Task to complete - Pick out and copy every line below that has the word "extern".

____ Record set

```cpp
template <typename F, int... I>
__device__ __forceinline__ void static_for_impl(F&& f, std::integer_sequence<int, I...>) {
    (f(std::integral_constant<int, I>{}), ...);
}
template <int N, typename F> __device__ __forceinline__ void static_for(F&& f) {
    static_for_impl(static_cast<F&&>(f), std::make_integer_sequence<int, N>{});
}

#define IN_EPS 1e-5f
// ... 36 lines not shown
```

### cta_gan_amd/csrc/conv_wgrad.hip

```cpp
#include <stdlib.h>
#include "conv_dispatch.h"

struct WgradArgs {
    const void* g;
    const void* x;
    float* part;
    int B, Hs, Ws, Mc, g_ld;
    int Hi, Wi, Nc, x_ld;
    int is, pad_mode;
    int slab, sps;
    int ntaps;
    int taps[64];
};

template <typename T> struct WgCfg;
template <> struct WgCfg<bf16_t> { static constexpr int PK = 64, PK_MT = 32, PADB = 32; };
template <> struct WgCfg<float> { static constexpr int PK = 32, PK_MT = 16, PADB = 64; };

template <typename T, int BM, int BN, int NT>
__global__ __launch_bounds__(256) void conv_wgrad_kernel(const WgradArgs a) {
    constexpr int EPC = VecOf<T>::N;
    constexpr int PK = NT > 1 ? WgCfg<T>::PK_MT : WgCfg<T>::PK;
    constexpr int RSM = BM * (int)sizeof(T) + WgCfg<T>::PADB;
    constexpr int RSN = BN * (int)sizeof(T) + WgCfg<T>::PADB;
// ... 919 lines not shown
            const int bm = h.Mc % 64 == 0 ? 64 : h.Mc % 32 == 0 ? 32 : 16, bn = h.Nc % 64 == 0 ? 64 : 32;
            ok = ok && bm >= 32 && !(bm == 32 && bn == 32) && (cnt == 1 || cnt == 2 || cnt == 4) && kw <= 2 && kh <= 2;
            covered += cnt;
            ++nph;
        }
        if (ok && covered == ntaps && ntaps == 9 && nph == 4 && !split) {
            if (taps_3x3(a.taps, false)) {
                WgHaloArgs h = ph[0];
                h.ntaps = 9; h.gtaps = 9; h.kw = 2; h.khb = 2; h.dy0 = -1; h.dx0 = -1; h.py = 0; h.px = 0;
                const int rc = launch_wg_s2m(h, st);
                if (rc != -1) return rc;
            }
        }
        if (ok && covered == ntaps) {
            for (int p = 0; p < nph; ++p) {
                const int rc = launch_wgh_any(ph[p], st);
                if (rc != 0) return rc == -1 ? CTG_EINVAL : rc;
            }
            return split ? 3 : 0;
        }
    }
    if (pair) return 2;
    if (Mc % 32) return CTG_EINVAL;
    return dtype == DT_BF16 ? launch_wg_t<bf16_t>(a, st) : launch_wg_t<float>(a, st);
}

#define RED_MAX_T 24
struct ReduceList {
    const float* part[RED_MAX_T];
    float* dst[RED_MAX_T];
    long sm[RED_MAX_T], sn[RED_MAX_T], stp[RED_MAX_T];
    int Z[RED_MAX_T], ntaps[RED_MAX_T], Mc[RED_MAX_T], Nc[RED_MAX_T], Mreal[RED_MAX_T], Nreal[RED_MAX_T];
    int acc[RED_MAX_T], shift[RED_MAX_T];
    int first[RED_MAX_T + 1];
    int count;
};

__global__ __launch_bounds__(256) void wgrad_reduce_multi_kernel(const ReduceList L) {
    __shared__ float red[256];
    int j = 0;
    while (j + 1 < L.count && (int)blockIdx.x >= L.first[j + 1]) ++j;
    const int shift = L.shift[j], ZP = 1 << shift, IW = 256 >> shift;
    const int il = threadIdx.x & (IW - 1), zq = threadIdx.x >> (8 - shift);
    const int Z = L.Z[j], Mc = L.Mc[j], Nc = L.Nc[j];
    const long E = (long)L.ntaps[j] * Mc * Nc;
    const long idx = (long)((int)blockIdx.x - L.first[j]) * IW + il;
    const float* __restrict__ part = L.part[j];
    float s0 = 0.f, s1 = 0.f, s2 = 0.f, s3 = 0.f;
    if (idx < E) {
        int zz = zq;
        for (; zz + 3 * ZP < Z; zz += 4 * ZP) {
            s0 += part[(long)zz * E + idx];
            s1 += part[(long)(zz + ZP) * E + idx];
            s2 += part[(long)(zz + 2 * ZP) * E + idx];
            s3 += part[(long)(zz + 3 * ZP) * E + idx];
        }
        for (; zz < Z; zz += ZP) s0 += part[(long)zz * E + idx];
    }
    float s = (s0 + s1) + (s2 + s3);
    if (shift) {
        red[zq * IW + il] = s;
        __syncthreads();
        s = 0.f;
        if (zq == 0)
            for (int q = 0; q < ZP; ++q) s += red[q * IW + il];
    }
    if (zq == 0 && idx < E) {
        const int c = (int)(idx % Nc);
        const int m = (int)((idx / Nc) % Mc);
        const int t = (int)(idx / ((long)Nc * Mc));
        if (m < L.Mreal[j] && c < L.Nreal[j]) {
            float* d = L.dst[j] + m * L.sm[j] + c * L.sn[j] + t * L.stp[j];
            *d = L.acc[j] ? *d + s : s;
        }
    }
}

extern "C" int ctg_wgrad_reduce_multi(int count, const void* const* part, void* const* dst, const int* Z,
                                      const int* ntaps, const int* Mc, const int* Nc, const int* Mreal, const int* Nreal,
                                      const long* sm, const long* sn, const long* stp, const int* accumulate,
                                      void* stream) {
    CTG_ENTER();
    if (count < 0) return CTG_EINVAL;
    for (int base = 0; base < count; base += RED_MAX_T) {
        ReduceList L;
        L.count = count - base < RED_MAX_T ? count - base : RED_MAX_T;
        long blocks = 0;
        for (int i = 0; i < L.count; ++i) {
            const int q = base + i;
            if (Z[q] < 1 || ntaps[q] < 1 || Mreal[q] > Mc[q] || Nreal[q] > Nc[q] || part[q] == nullptr || dst[q] == nullptr)
                return CTG_EINVAL;
            const long E = (long)ntaps[q] * Mc[q] * Nc[q];
            const int shift = (Z[q] >= 64 && E <= 65536) ? (E <= 16384 ? 5 : 4) : 0;
            L.part[i] = (const float*)part[q]; L.dst[i] = (float*)dst[q];
            L.sm[i] = sm[q]; L.sn[i] = sn[q]; L.stp[i] = stp[q];
            L.Z[i] = Z[q]; L.ntaps[i] = ntaps[q]; L.Mc[i] = Mc[q]; L.Nc[i] = Nc[q]; L.Mreal[i] = Mreal[q]; L.Nreal[i] = Nreal[q];
            L.acc[i] = accumulate[q]; L.shift[i] = shift;
            L.first[i] = (int)blocks;
            const int iw = 256 >> shift;
            blocks += (E + iw - 1) / iw;
            if (blocks >= (1L << 30)) return CTG_EINVAL;
        }
        L.first[L.count] = (int)blocks;
        if (blocks == 0) continue;
        hipLaunchKernelGGL(wgrad_reduce_multi_kernel, dim3((unsigned)blocks), dim3(256), 0, (hipStream_t)stream, L);
    }
    return ctg_launch_status();
}

extern "C" int ctg_wgrad_reduce(const float* part, int Z, int ntaps, int Mc, int Nc, float* dst, int Mreal, int Nreal,
                                long sm, long sn, long stp, int accumulate, void* stream) {
    CTG_ENTER();
    if (Z < 1 || ntaps < 1 || Mreal > Mc || Nreal > Nc) return CTG_EINVAL;
    const long E = (long)ntaps * Mc * Nc;
    if (Z >= 64 && E <= 65536) {
        if (E <= 16384) {
            hipLaunchKernelGGL(wgrad_reduce_zp_kernel<32>, dim3((unsigned)((E + 7) / 8)), dim3(256), 0,
                               (hipStream_t)stream, part, Z, ntaps, Mc, Nc, dst, Mreal, Nreal, sm, sn, stp, accumulate);
        } else {
            hipLaunchKernelGGL(wgrad_reduce_zp_kernel<16>, dim3((unsigned)((E + 15) / 16)), dim3(256), 0,
                               (hipStream_t)stream, part, Z, ntaps, Mc, Nc, dst, Mreal, Nreal, sm, sn, stp, accumulate);
        }
        return ctg_launch_status();
    }
    const int blocks = (int)((E + 255) / 256 < 4096 ? (E + 255) / 256 : 4096);
    hipLaunchKernelGGL(wgrad_reduce_kernel, dim3(blocks), dim3(256), 0, (hipStream_t)stream, part, Z, ntaps, Mc, Nc,
                       dst, Mreal, Nreal, sm, sn, stp, accumulate);
    return ctg_launch_status();
}
```

### cta_gan_amd/csrc/spatial.hip

```cpp
#include "common.h"

static inline int ew_blocks(long items) {
    long b = (items + 255) / 256;
    return (int)(b < 1 ? 1 : (b > 8192 ? 8192 : b));
}

#define DISPATCH_T(dtype, CALL)                   \
    if ((dtype) == DT_BF16) { typedef bf16_t T; CALL; } \
    else if ((dtype) == DT_F32) { typedef float T; CALL; } \
    else if ((dtype) == DT_PAIR) { typedef bfpair_t T; CALL; } \
    else return CTG_EINVAL;

template <typename T>
__global__ void maxpool2_fwd_kernel(const T* __restrict__ x, int x_ld, T* __restrict__ out, int o_ld, int H, int W,
                                    int C, long items) {
    constexpr int EPC = Chunk<T>::N;
    const int CPP = C / EPC, Ho = H / 2, Wo = W / 2;
    for (long it = (long)blockIdx.x * blockDim.x + threadIdx.x; it < items; it += (long)gridDim.x * blockDim.x) {
        const unsigned pixu = (unsigned)it / (unsigned)CPP;
        const long pix = pixu;
        const int ch = (int)(it - pix * CPP) * EPC;
        const int ox = (int)(pixu % (unsigned)Wo);
        const int oy = (int)((pixu / (unsigned)Wo) % (unsigned)Ho);
        const int n = (int)(pixu / ((unsigned)Wo * (unsigned)Ho));
        const T* base = x + (((size_t)n * H + 2 * oy) * W + 2 * ox) * x_ld + ch;
        Chunk<T> a, b, c, d, o;
        a.load(base, x_ld); b.load(base + x_ld, x_ld); c.load(base + (size_t)W * x_ld, x_ld); d.load(base + (size_t)(W + 1) * x_ld, x_ld);
#pragma unroll
        for (int e = 0; e < EPC; ++e) o.v[e] = fmaxf(fmaxf(a.v[e], b.v[e]), fmaxf(c.v[e], d.v[e]));
        o.store(out + pix * o_ld + ch, o_ld);
    }
}

template <typename T, typename TX = T>
__global__ void maxpool2_bwd_kernel(const TX* __restrict__ x, int x_ld, const T* __restrict__ dout, int d_ld,
                                    T* __restrict__ dx, int dx_ld, int accumulate, int H, int W, int C, long items) {
    constexpr int EPC = Chunk<T>::N;
    const int CPP = C / EPC, Ho = H / 2, Wo = W / 2;
    for (long it = (long)blockIdx.x * blockDim.x + threadIdx.x; it < items; it += (long)gridDim.x * blockDim.x) {
        const unsigned pixu = (unsigned)it / (unsigned)CPP;
        const long pix = pixu;
        const int ch = (int)(it - pix * CPP) * EPC;
        const int xx = (int)(pixu % (unsigned)W);
        const int y = (int)((pixu / (unsigned)W) % (unsigned)H);
        const int n = (int)(pixu / ((unsigned)W * (unsigned)H));
        const int oy = y >> 1, ox = xx >> 1;
        Chunk<T> o;
        o.zero();
        if (oy < Ho && ox < Wo) {
            const TX* base = x + (((size_t)n * H + 2 * oy) * W + 2 * ox) * x_ld + ch;
            Chunk<TX> w[4];
            Chunk<T> g;
            w[0].load(base, x_ld); w[1].load(base + x_ld, x_ld); w[2].load(base + (size_t)W * x_ld, x_ld);
            w[3].load(base + (size_t)(W + 1) * x_ld, x_ld);
            g.load(dout + (((size_t)n * Ho + oy) * Wo + ox) * d_ld + ch, d_ld);
            const int me = (y & 1) * 2 + (xx & 1);
#pragma unroll
            for (int e = 0; e < EPC; ++e) {
                int arg = 0;
                float m = w[0].v[e];
#pragma unroll
                for (int k = 1; k < 4; ++k)
                    if (w[k].v[e] > m) { m = w[k].v[e]; arg = k; }
                o.v[e] = arg == me ? g.v[e] : 0.f;
            }
        }
        T* dst = dx + pix * dx_ld + ch;
        if (accumulate) {
            Chunk<T> prev;
            prev.load(dst, dx_ld);
#pragma unroll
            for (int e = 0; e < EPC; ++e) o.v[e] += prev.v[e];
        }
        o.store(dst, dx_ld);
    }
}

__device__ __forceinline__ void bil_src(int o, float scale, int Hi, int& i0, int& i1, float& l) {
    float s = scale * ((float)o + 0.5f) - 0.5f;
    s = s < 0.f ? 0.f : s;
    i0 = (int)s;
    i1 = i0 + (i0 < Hi - 1 ? 1 : 0);
    l = s - (float)i0;
}

template <typename T>
__global__ void bilinear_fwd_kernel(const T* __restrict__ x, int x_ld, T* __restrict__ out, int o_ld, int Hi, int Wi,
                                    int Ho, int Wo, int C, long items) {
    constexpr int EPC = Chunk<T>::N;
    const int CPP = C / EPC;
    const float sh = (float)Hi / (float)Ho, sw = (float)Wi / (float)Wo;
    for (long it = (long)blockIdx.x * blockDim.x + threadIdx.x; it < items; it += (long)gridDim.x * blockDim.x) {
        const unsigned pixu = (unsigned)it / (unsigned)CPP;
        const long pix = pixu;
        const int ch = (int)(it - pix * CPP) * EPC;
        const int ox = (int)(pixu % (unsigned)Wo);
        const int oy = (int)((pixu / (unsigned)Wo) % (unsigned)Ho);
        const int n = (int)(pixu / ((unsigned)Wo * (unsigned)Ho));
        int y0, y1, x0, x1;
        float ly, lx;
        bil_src(oy, sh, Hi, y0, y1, ly);
        bil_src(ox, sw, Wi, x0, x1, lx);
        const T* b = x + (size_t)n * Hi * Wi * x_ld + ch;
        Chunk<T> v00, v01, v10, v11, o;
        v00.load(b + ((size_t)y0 * Wi + x0) * x_ld, x_ld); v01.load(b + ((size_t)y0 * Wi + x1) * x_ld, x_ld);
        v10.load(b + ((size_t)y1 * Wi + x0) * x_ld, x_ld); v11.load(b + ((size_t)y1 * Wi + x1) * x_ld, x_ld);
        const float hy = 1.f - ly, hx = 1.f - lx;
#pragma unroll
        for (int e = 0; e < EPC; ++e)
            o.v[e] = hy * (hx * v00.v[e] + lx * v01.v[e]) + ly * (hx * v10.v[e] + lx * v11.v[e]);
        o.store(out + pix * o_ld + ch, o_ld);
    }
}

template <typename T>
__global__ void bilinear_bwd_kernel(const T* __restrict__ dout, int d_ld, T* __restrict__ dx, int dx_ld, int Hi,
                                    int Wi, int Ho, int Wo, int C, long items) {
    constexpr int EPC = Chunk<T>::N;
    const int CPP = C / EPC;
    const float sh = (float)Hi / (float)Ho, sw = (float)Wi / (float)Wo;
    for (long it = (long)blockIdx.x * blockDim.x + threadIdx.x; it < items; it += (long)gridDim.x * blockDim.x) {
        const unsigned pixu = (unsigned)it / (unsigned)CPP;
        const long pix = pixu;
        const int ch = (int)(it - pix * CPP) * EPC;
        const int ix = (int)(pixu % (unsigned)Wi);
        const int iy = (int)((pixu / (unsigned)Wi) % (unsigned)Hi);
        const int n = (int)(pixu / ((unsigned)Wi * (unsigned)Hi));
        float wy[5], wx[5];
#pragma unroll
        for (int k = 0; k < 5; ++k) {
            const int oy = 2 * iy - 2 + k, ox = 2 * ix - 2 + k;
            wy[k] = 0.f; wx[k] = 0.f;
            if (oy >= 0 && oy < Ho) {
                int a0, a1; float l;
                bil_src(oy, sh, Hi, a0, a1, l);
                wy[k] = (a0 == iy ? 1.f - l : 0.f) + (a1 == iy ? l : 0.f);
            }
            if (ox >= 0 && ox < Wo) {
                int a0, a1; float l;
                bil_src(ox, sw, Wi, a0, a1, l);
                wx[k] = (a0 == ix ? 1.f - l : 0.f) + (a1 == ix ? l : 0.f);
            }
        }
        Chunk<T> o;
        o.zero();
        const T* b = dout + (size_t)n * Ho * Wo * d_ld + ch;
        for (int a = 0; a < 5; ++a) {
            if (wy[a] == 0.f) continue;
            const int oy = 2 * iy - 2 + a;
            for (int c = 0; c < 5; ++c) {
                if (wx[c] == 0.f) continue;
                const int ox = 2 * ix - 2 + c;
                Chunk<T> g;
                g.load(b + ((size_t)oy * Wo + ox) * d_ld, d_ld);
                const float w = wy[a] * wx[c];
#pragma unroll
                for (int e = 0; e < EPC; ++e) o.v[e] += w * g.v[e];
            }
        }
        o.store(dx + pix * dx_ld + ch, dx_ld);
    }
}
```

________

Response for this exercise -
extern "C" int ctg_wgrad_reduce_multi(int count, const void* const* part, void* const* dst, const int* Z,
extern "C" int ctg_wgrad_reduce(const float* part, int Z, int ntaps, int Mc, int Nc, float* dst, int Mreal, int Nreal,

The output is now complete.